When cache_ttl is set:

  • On a cache hit, discovery is skipped entirely
  • On expiry, the schema is re-discovered and the cache is updated
  • If re-discovery fails, the expired cache is used with a warning
  • If the new schema differs from the cached one, drift is logged and the system prompt is updated

#Analyst Toolkit

With toolkit="analyst" (the default), six in-process analysis tools are registered:

ToolDescription
pivot_tablePivot rows into a cross-tabulation
correlateCompute column correlation matrix
detect_anomaliesStatistical outlier detection
compare_entitiesCompare two entities row-by-row
find_similarFind rows most similar to a reference row
forecast_trendSimple trend forecasting on time-series data

These tools run in-process (no extra LLM call) and operate on data already fetched by the query tools.


#Optional Integrations

#Lineage

Automatically creates a LineagePlugin and registers foreign-key relationships discovered during schema discovery:

python
agent = await Agent.from_db(
    "postgresql://user:pass@host/db",
    lineage=True
)
# agent._db_lineage is the LineagePlugin instance
 
# Or pass your own:
from daita.plugins import lineage
lin = lineage()
agent = await Agent.from_db("postgresql://...", lineage=lin)

#Memory

Auto-creates a MemoryPlugin and runs numeric column calibration on first use:

python
agent = await Agent.from_db(
    "postgresql://user:pass@host/db",
    memory=True
)

Calibration infers column units (e.g. "amount is in USD cents") and stores them in memory.

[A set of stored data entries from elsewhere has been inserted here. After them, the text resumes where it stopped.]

__global__ __launch_bounds__(256) void patch_embed_kernel(const float* __restrict__ x, int Bz, const bf16_t* __restrict__ w,
                                                          const bf16_t* __restrict__ bias, const bf16_t* __restrict__ pos,
                                                          bf16_t* __restrict__ out, int B, int Cin, int T, int H, int W,
                                                          int ph, int pw, int C, int s0, int Sl) {
  const int Hp = (H + ph - 1) / ph, Wp = (W + pw - 1) / pw;
  const int S = Hp * Wp;
  const int cchunks = C >> 3;
  const int64_t total = (int64_t)B * T * Sl * cchunks;
  const int64_t i = (int64_t)blockIdx.x * blockDim.x + threadIdx.x;
  if (i >= total) return;
  const int cc = (int)(i % cchunks);
  const int64_t tok = i / cchunks;
  const int s = s0 + (int)(tok % Sl);
  const int t = (int)((tok / Sl) % T);
  const int b = (int)(tok / ((int64_t)Sl * T));
  const int bz = b % Bz;
  if (s >= S) {
    *reinterpret_cast<uint4*>(out + tok * C + cc * 8) = make_uint4(0, 0, 0, 0);
    return;
  }
  const int hp = s / Wp, wp = s - hp * Wp;
  float acc[8];
  {
    float bb[8];
    unpack8(*reinterpret_cast<const uint4*>(bias + cc * 8), bb);
#pragma unroll
    for (int e = 0; e < 8; ++e) acc[e] = bb[e];
  }
  const int K = Cin * ph * pw;
  if (K == 16) {
    float xin[16];
#pragma unroll
    for (int k = 0; k < 16; ++k) {
      const int ci = k >> 2, dy = (k >> 1) & 1, dx = k & 1;
      const int hh = hp * 2 + dy, ww = wp * 2 + dx;
      xin[k] = 0.f;
      if (ph == 2 && pw == 2 && hh < H && ww < W) xin[k] = bf2f(f2bf(x[((((int64_t)bz * Cin + ci) * T + t) * H + hh) * W + ww]));
    }
    if (ph == 2 && pw == 2) {
#pragma unroll
      for (int e = 0; e < 8; ++e) {
        const bf16_t* wr = w + (int64_t)(cc * 8 + e) * 16;
        float wa[8], wb[8];
        unpack8(*reinterpret_cast<const uint4*>(wr), wa);
        unpack8(*reinterpret_cast<const uint4*>(wr + 8), wb);
#pragma unroll
        for (int k = 0; k < 8; ++k) acc[e] += xin[k] * wa[k] + xin[k + 8] * wb[k];
      }
    }
  }
  if (!(K == 16 && ph == 2 && pw == 2)) {
    for (int ci = 0; ci < Cin; ++ci)
      for (int dy = 0; dy < ph; ++dy)
        for (int dx = 0; dx < pw; ++dx) {
          const int hh = hp * ph + dy, ww = wp * pw + dx;
          float xv = 0.f;
          if (hh < H && ww < W) xv = bf2f(f2bf(x[((((int64_t)bz * Cin + ci) * T + t) * H + hh) * W + ww]));
          const int k = (ci * ph + dy) * pw + dx;
#pragma unroll
          for (int e = 0; e < 8; ++e) acc[e] += xv * bf2f(w[(int64_t)(cc * 8 + e) * K + k]);
        }
  }
  float pp[8];
  unpack8(*reinterpret_cast<const uint4*>(pos + (int64_t)s * C + cc * 8), pp);
#pragma unroll
  for (int e = 0; e < 8; ++e) acc[e] = bf2f(f2bf(acc[e])) + pp[e];
  *reinterpret_cast<uint4*>(out + tok * C + cc * 8) = pack8(acc);
}

template <int MAXV>
__global__ __launch_bounds__(256) void final_layer_kernel(const bf16_t* __restrict__ x, const bf16_t* __restrict__ table,
                                                          const bf16_t* __restrict__ tvec, const bf16_t* __restrict__ w,
                                                          const bf16_t* __restrict__ bias, float* __restrict__ out,
                                                          int B, int T, int Hp, int Wp, int H, int W, int ph, int pw,
                                                          int Cout, int C, float eps, int Sl, float* __restrict__ tokens) {
  const int lane = threadIdx.x & 63;
  const int S = Sl;
  const int64_t rows = (int64_t)B * T * S;
  const int64_t row = (int64_t)blockIdx.x * 4 + (threadIdx.x >> 6);
  if (row >= rows) return;
  const int nchunk = C >> 3;
  const bf16_t* xr = x + row * C;
  float v[MAXV][8];
  float s = 0.f;
#pragma unroll
  for (int i = 0; i < MAXV; ++i) {
    const int c = lane + 64 * i;
    if (c < nchunk) {
      unpack8(*reinterpret_cast<const uint4*>(xr + c * 8), v[i]);
#pragma unroll
      for (int e = 0; e < 8; ++e) s += v[i][e];
    } else {
#pragma unroll
      for (int e = 0; e < 8; ++e) v[i][e] = 0.f;
    }
  }
  const float mean = wave_sum(s) / (float)C;
  float q = 0.f;
#pragma unroll
  for (int i = 0; i < MAXV; ++i) {
    const int c = lane + 64 * i;
    if (c < nchunk) {
#pragma unroll
      for (int e = 0; e < 8; ++e) {
        float d = v[i][e] - mean;
        q += d * d;
      }
    }
  }
  const float rstd = rsqrtf(wave_sum(q) / (float)C + eps);
  const int b = (int)(row / ((int64_t)T * S));
#pragma unroll
  for (int i = 0; i < MAXV; ++i) {
    const int c = lane + 64 * i;
    if (c < nchunk) {
      float sh[8], sc[8], tt[8];
      unpack8(*reinterpret_cast<const uint4*>(table + c * 8), sh);
      unpack8(*reinterpret_cast<const uint4*>(table + C + c * 8), sc);
      unpack8(*reinterpret_cast<const uint4*>(tvec + (int64_t)b * C + c * 8), tt);
#pragma unroll
      for (int e = 0; e < 8; ++e) {
        const float shift = bf2f(f2bf(sh[e] + tt[e])), scale = bf2f(f2bf(sc[e] + tt[e]));
        v[i][e] = bf2f(f2bf((v[i][e] - mean) * rstd * (1.0f + scale) + shift));
      }
    }
  }
  const int NOUT = ph * pw * Cout;
  const int64_t tok = row % ((int64_t)T * S);
  const int t = (int)(tok / S), sidx = (int)(tok % S);
  const int hp = sidx / Wp, wp = sidx - hp * Wp;
  for (int n = 0; n < NOUT; ++n) {
    const bf16_t* wr = w + (int64_t)n * C;
    float d = 0.f;
#pragma unroll
    for (int i = 0; i < MAXV; ++i) {
      const int c = lane + 64 * i;
      if (c < nchunk) {
        float ww[8];
        unpack8(*reinterpret_cast<const uint4*>(wr + c * 8), ww);
#pragma unroll
        for (int e = 0; e < 8; ++e) d += v[i][e] * ww[e];
      }
    }
    d = wave_sum(d);
    if (lane == 0) {
      d = bf2f(f2bf(d + bf2f(bias[n])));
      if (tokens != nullptr) {
        tokens[row * NOUT + n] = d;
        continue;
      }
      const int co = n % Cout;
      const int dx = (n / Cout) % pw, dy = n / (Cout * pw);
      const int hh = hp * ph + dy, ww2 = wp * pw + dx;
      if (hh < H && ww2 < W) out[((((int64_t)b * Cout + co) * T + t) * H + hh) * W + ww2] = d;
    }
  }
}

__global__ void unpatchify_tokens_kernel(const float* __restrict__ tok, float* __restrict__ out, int P, int B, int T, int Sl,
                                         int Hp, int Wp, int H, int W, int ph, int pw, int Cout) {
  const int NOUT = ph * pw * Cout;
  const int64_t total = (int64_t)B * Cout * T * H * W;
  const int64_t i = (int64_t)blockIdx.x * blockDim.x + threadIdx.x;
  if (i >= total) return;
  const int ww = (int)(i % W), hh = (int)((i / W) % H), t = (int)((i / ((int64_t)W * H)) % T);
  const int co = (int)((i / ((int64_t)W * H * T)) % Cout), b = (int)(i / ((int64_t)W * H * T * Cout));
  const int hp = hh / ph, dy = hh - hp * ph, wp = ww / pw, dx = ww - wp * pw;
  const int s = hp * Wp + wp;
  const int r = s / Sl, j = s - r * Sl;
  const int n = (dy * pw + dx) * Cout + co;
  out[i] = tok[((((int64_t)r * B + b) * T + t) * Sl + j) * NOUT + n];
}

__global__ void cfg_euler_kernel(float* __restrict__ z, const float* __restrict__ model_out, int Bz, int Cin, int Cout,
                                 int64_t thw, float guidance, float dt) {
  const int64_t i = (int64_t)blockIdx.x * blockDim.x + threadIdx.x;
  const int64_t total = (int64_t)Bz * Cin * thw;
  if (i >= total) return;
  const int64_t sp = i % thw;
  const int c = (int)((i / thw) % Cin);
  const int b = (int)(i / (thw * Cin));
  const float cond = model_out[((int64_t)b * Cout + c) * thw + sp];
  const float unc = model_out[((int64_t)(b + Bz) * Cout + c) * thw + sp];
  z[i] = z[i] + (unc + guidance * (cond - unc)) * dt;
}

Subsequent agent runs use this context automatically.

#Conversation History

Enables conversational drilldown across multiple run() calls:

python
agent = await Agent.from_db(
    "postgresql://user:pass@host/db",
    history=True
)
 
await agent.start()
await agent.run("How many orders last week?")
await agent.run("Break that down by region")  # references prior context

#Error Handling

python
from daita import Agent
from daita.core.exceptions import AgentError
 
try:
    agent = await Agent.from_db("postgresql://user:wrong@host/db")
except AgentError as e:
    if "Failed to connect" in str(e):
        print("Check database credentials and host")
    elif "Schema discovery failed" in str(e):
        print("Connected but schema discovery failed — check schema parameter")
except ValueError as e:
    print(f"Invalid connection string: {e}")

#Best Practices

  • Use read_only=True (the default) in production to prevent accidental writes.
  • Provide a prompt with business context (e.g. column naming conventions, currency units, time zone) to improve answer accuracy.
  • Enable cache_ttl for large schemas or when starting multiple agents from the same database — schema discovery can be slow on wide schemas.
  • Use history=True for interactive Q&A workflows where users follow up on prior questions.
  • Set name explicitly to a meaningful identifier — it appears in logs, traces, and the system prompt.